Macierzyństwo czyni mnie głupim

głupie macierzyństwo

stupid-motherhood Zdjęcie za pośrednictwem Shutterstock

Myślę, że kiedyś byłem mądry. Ukończyłem college z wyróżnieniem, więc jestem prawie pewien, że mój mózg funkcjonował dość dobrze. Niewyraźnie pamiętam, że mogłem robić rzeczy, które wymagały skupienia i uwagi. Mglisto.

Znasz tę przejażdżkę w wesołym miasteczku, w której siedzisz w samochodzie, który się kręci, a ten samochód jest częścią grupy samochodów, która również się kręci, a potem całe urządzenie, w którym znajdują się grupy samochodów, również się obraca, więc masz ochotę kręcisz się w trzech różnych kierunkach jednocześnie? Kiedy byłem dzieckiem, nazywaliśmy go The Scrambler.

Taki jest mój mózg na macierzyństwo. W mojej głowie cały czas kręci się Scrambler. Fakt, że mogę tu siedzieć i pisać spójne zdania, może wydawać się temu przecząć. Ale to, czego nie widzisz, to pół tuzina literówek, które poprawiłem tylko w tym akapicie. Nie widzisz też, że chodziłem tam iz powrotem między pisaniem tego i trzech innych artykułów, a także zajmowałem się siedemnastoma innymi rzeczami – karmieniem dzieci, śpiewaniem piosenek na dobranoc, sędziowaniem kłótni, szukaniem zaginionego Kindle, odpowiadanie na pytania domowe i spisywanie listy zakupów – tylko z ostatnich dwudziestu minut.

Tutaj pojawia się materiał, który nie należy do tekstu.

int run_encode(const float *x, long B, const void *prepared, float lscale, int N, int K, int D, int iters,
               uint8_t *out_u8, int64_t *out_i64, void *workspace, size_t workspace_bytes, hipStream_t st,
               Prof *prof, const int64_t *init_idx = nullptr, unsigned flags = 0, float *logits_out = nullptr,
               uint8_t *codes_also = nullptr) {
    if (K > 256)
        return run_encode_t<uint16_t>(x, B, prepared, lscale, N, K, D, iters, out_u8, out_i64, workspace, workspace_bytes, st, prof,
                                      init_idx, flags, logits_out, codes_also);
    return run_encode_t<uint8_t>(x, B, prepared, lscale, N, K, D, iters, out_u8, out_i64, workspace, workspace_bytes, st, prof,
                                 init_idx, flags, logits_out, codes_also);
}

int db_cw_of(int D, int K) {
    if ((D & 3) != 0) return 1;
    if (K >= 64) return 4;
    return D >= 1024 ? 4 : (D >= 512 ? 2 : 1);
}
int db_cw(const void *g, const void *out, int D, int K, long gsb, long gsn, const void *dotw = nullptr) {
    const bool al = ((D & 3) == 0) && ((gsb & 3) == 0) && ((gsn & 3) == 0) && ((reinterpret_cast<uintptr_t>(g) & 15) == 0) &&
                    ((reinterpret_cast<uintptr_t>(out) & 15) == 0) && ((reinterpret_cast<uintptr_t>(dotw) & 15) == 0);
    return al ? db_cw_of(D, K) : 1;
}
int db_chunks(int D, int cw) { return (D + 64 * cw - 1) / (64 * cw); }

template <typename IdxT>
int launch_decode_backward(const float *g, const IdxT *idx, long B, int N, int K, int D, float *out, long gsb, long gsn,
                           int idx_stride, hipStream_t st, const float *sa = nullptr, const float *sb = nullptr, float sc = 1.0f,
                           const float *dotw = nullptr, float *dot_part = nullptr) {
    const int cw = db_cw(g, out, D, K, gsb, gsn, dotw), chunks = db_chunks(D, cw);
    const long rowgroups = ((long)N * K + 3) / 4;
    long blocks;
    if (chunks <= 8 && (8 % chunks) == 0) blocks = ((rowgroups + (8 / chunks) - 1) / (8 / chunks)) * 8;
    else blocks = ((long)N * K * chunks + 3) / 4;
    const dim3 grid((unsigned)blocks), block(256);
    if (cw == 4) hipLaunchKernelGGL((k_decode_backward<IdxT, 4>), grid, block, 0, st, g, idx, B, N, K, D, chunks, out, gsb, gsn, idx_stride, sa, sb, sc, dotw, dot_part);
    else if (cw == 2) hipLaunchKernelGGL((k_decode_backward<IdxT, 2>), grid, block, 0, st, g, idx, B, N, K, D, chunks, out, gsb, gsn, idx_stride, sa, sb, sc, dotw, dot_part);
    else hipLaunchKernelGGL((k_decode_backward<IdxT, 1>), grid, block, 0, st, g, idx, B, N, K, D, chunks, out, gsb, gsn, idx_stride, sa, sb, sc, dotw, dot_part);
    hipError_t e = hipGetLastError();
    return e == hipSuccess ? 0 : (int)e;
}
}

namespace {

int search_domain(int N, int K, int D) {
    if (!domain_ok(N, K, D)) return domain_err(N, K, D);
    return K > 256 ? MCQ_EUNSUPPORTED : 0;
}

int search_check(const float *tables, long Q, const uint8_t *codes, const float *w, long B, int N, int K, int k, int metric,
                 bool outs_ok, const void *workspace) {
    if (const int rc = search_domain(N, K, 1)) return rc;
    if (k > 64) return MCQ_EUNSUPPORTED;
    if (k < 1 || Q < 0 || B < 0 || Q > 0x7fffffffL) return MCQ_EINVAL;
    if (metric != MCQ_SEARCH_L2 && metric != MCQ_SEARCH_IP && metric != MCQ_SEARCH_COS) return MCQ_EINVAL;
    if (B > 0x7fffffffL) return MCQ_EUNSUPPORTED;
    if (!outs_ok) return MCQ_EINVAL;
    if (Q == 0 || B == 0) return 0;
    if (!tables || !codes || !workspace) return MCQ_EINVAL;
    if (!w && metric != MCQ_SEARCH_IP) return MCQ_EINVAL;
    const int need = N >= 16 ? 16 : N;
    if (reinterpret_cast<uintptr_t>(codes) % need != 0) return MCQ_EINVAL;
    return 0;
}

inline int launch_rc() {
    const hipError_t e = hipGetLastError();
    return e == hipSuccess ? 0 : (int)e;
}

int allow_dynamic_lds(bool (&allowed)[64], const void *kernel, int bytes) {
    int dev = 0;
    if (hipGetDevice(&dev) != hipSuccess || dev < 0 || dev >= 64) dev = 63;
    if (!allowed[dev] || dev == 63) {
        const hipError_t attr = hipFuncSetAttribute(kernel, hipFuncAttributeMaxDynamicSharedMemorySize, bytes);
        if (attr != hipSuccess) return (int)attr;
        allowed[dev] = true;
    }
    return 0;
}

template <bool RNORM>
int code_norms(const uint8_t *codes, long B, const void *prepared, int N, int K, int D, float *out, void *stream) {
    if (const int rc = search_domain(N, K, D)) return rc;
    if (B < 0) return MCQ_EINVAL;
    if (B > 0x7fffffffL) return MCQ_EUNSUPPORTED;
    if (B == 0) return 0;
    if (!codes || !prepared || !out) return MCQ_EINVAL;
    const Prepared P = prepared_view(prepared, N, K, D);
    hipLaunchKernelGGL(k_code_norms<RNORM>, dim3((unsigned)((B + kNormWaves - 1) / kNormWaves)), dim3(64 * kNormWaves), 0,
                       static_cast<hipStream_t>(stream), codes, B, P.C, N, K, round_up16(D), out);
    return launch_rc();
}

struct TilePlan {
    int qt, qtiles, slices;
    long per_slice;
};

TilePlan tile_plan(long Q, long B, int N, int K, int waves) {
    TilePlan p;
    int cap = kScanQTMax;
    while (cap > 1 && (size_t)cap * N * K * 4 > (size_t)kScanTableLds) cap /= 2;
    int qt = 1;
    while (qt < cap && qt < Q) qt *= 2;
    p.qt = qt;
    p.qtiles = (int)((Q + qt - 1) / qt);
    long cap_slices = kScanTargetBlocks / (p.qtiles > 0 ? p.qtiles : 1);
    cap_slices = cap_slices < 1 ? 1 : (cap_slices > kScanMaxSlices ? kScanMaxSlices : cap_slices);
    const long steps = (B + 63) / 64;
    long want = (steps + waves - 1) / waves;
    want = want < 1 ? 1 : (want > cap_slices ? cap_slices : want);
    p.per_slice = (((B + want - 1) / want) + 63) / 64 * 64;
    if (p.per_slice < 64) p.per_slice = 64;
    p.slices = (int)((B + p.per_slice - 1) / p.per_slice);
    return p;
}

struct ScanPlan : TilePlan {
    size_t lds, ws_half;
};

ScanPlan scan_plan(long Q, long B, int N, int K, int k) {
    ScanPlan p{tile_plan(Q, B, N, K, kScanWaves), 0, 0};
    const size_t tab = (size_t)p.qt * N * K * 4, lists = (size_t)p.qt * kScanWaves * 64 * 8;
    p.lds = tab > lists ? tab : lists;
    p.ws_half = align256((size_t)Q * p.slices * k * 4);
    return p;
}

template <int QT, int NN, int M>
int launch_scan(const ScanPlan &p, hipStream_t st, const float *tables, int Q, const uint8_t *codes, const float *norms, long B,
                int K, int k, float *ws_s, int *ws_i) {
    static bool allowed[64] = {};
    if (const int rc = allow_dynamic_lds(allowed, reinterpret_cast<const void *>(&k_search_scan<QT, NN, M>), kScanTableLds))
        return rc;
    hipLaunchKernelGGL((k_search_scan<QT, NN, M>), dim3((unsigned)p.qtiles * (unsigned)p.slices), dim3(64 * kScanWaves), p.lds, st,
                       tables, Q, codes, norms, B, K, k, p.slices, p.per_slice, ws_s, ws_i);
    return launch_rc();
}

template <int QT, int M>
int launch_scan_n(const ScanPlan &p, hipStream_t st, const float *tables, int Q, const uint8_t *codes, const float *norms,
                  long B, int N, int K, int k, float *ws_s, int *ws_i) {
    switch (N) {
#define MCQ_SCAN_CASE(NN) \
    case NN: return launch_scan<QT, NN, M>(p, st, tables, Q, codes, norms, B, K, k, ws_s, ws_i);
        MCQ_SCAN_CASE(1) MCQ_SCAN_CASE(2) MCQ_SCAN_CASE(4) MCQ_SCAN_CASE(8) MCQ_SCAN_CASE(16) MCQ_SCAN_CASE(32) MCQ_SCAN_CASE(64)
#undef MCQ_SCAN_CASE
    }
    return MCQ_EUNSUPPORTED;
}

static_assert(kMetricL2 == MCQ_SEARCH_L2 && kMetricIP == MCQ_SEARCH_IP && kMetricCos == MCQ_SEARCH_COS, "include/mcq.h");
template <int M>
int launch_scan_qt(const ScanPlan &p, hipStream_t st, const float *tables, int Q, const uint8_t *codes, const float *w, long B,
                   int N, int K, int k, float *ws_s, int *ws_i) {
    switch (p.qt) {
        case 1: return launch_scan_n<1, M>(p, st, tables, Q, codes, w, B, N, K, k, ws_s, ws_i);
        case 2: return launch_scan_n<2, M>(p, st, tables, Q, codes, w, B, N, K, k, ws_s, ws_i);
        case 4: return launch_scan_n<4, M>(p, st, tables, Q, codes, w, B, N, K, k, ws_s, ws_i);
        case 8: return launch_scan_n<8, M>(p, st, tables, Q, codes, w, B, N, K, k, ws_s, ws_i);
        case 16: return launch_scan_n<16, M>(p, st, tables, Q, codes, w, B, N, K, k, ws_s, ws_i);
    }
    return MCQ_EUNSUPPORTED;
}

}


namespace {

struct RangePlan : TilePlan {
    size_t lds, ws_bytes;
};

RangePlan range_plan(long Q, long B, int N, int K) {
    RangePlan p{tile_plan(Q, B, N, K, kRangeWaves), 0, 0};
    p.lds = (size_t)p.qt * N * K * 4 + (size_t)kRangeWaves * p.qt * 8;
    p.ws_bytes = align256((size_t)Q * p.slices * kRangeWaves * 8);
    return p;
}

struct RangeArgs {
    const float *tables;
    int Q;
    const uint8_t *codes;
    const float *w;
    long B;
    int N, K, metric;
    const float *thr;
    int64_t *ws;
    const int64_t *lims;
    float *out_s;
    int64_t *out_i;
    long capacity;
};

To tak, jakby macierzyństwo dało mi ADD w wieku dorosłym. Wydaje się, że nie potrafię skupić się na żadnej rzeczy dłużej niż dwie minuty. Przez pewien czas to zjawisko występowało tylko wtedy, gdy w pobliżu były moje dzieci. Ale z biegiem czasu wkradł się w mój cenny czas samotności. Nawet kiedy mam godzinę nieprzerwanego czasu, mój mózg podskakuje w każdym miejscu. Kiedy próbuję się skupić, moje myśli lecą:

Czy dzieci jedzą za dużo cukru?

Myślę, że ostatnio spędzali zbyt dużo czasu przed ekranem – muszą coś z tym zrobić. Zimna pogoda nie pomaga. Czy mamy spodnie śnieżne, które pasują każdemu? A co z butami śnieżnymi? Człowieku, te rzeczy są drogie.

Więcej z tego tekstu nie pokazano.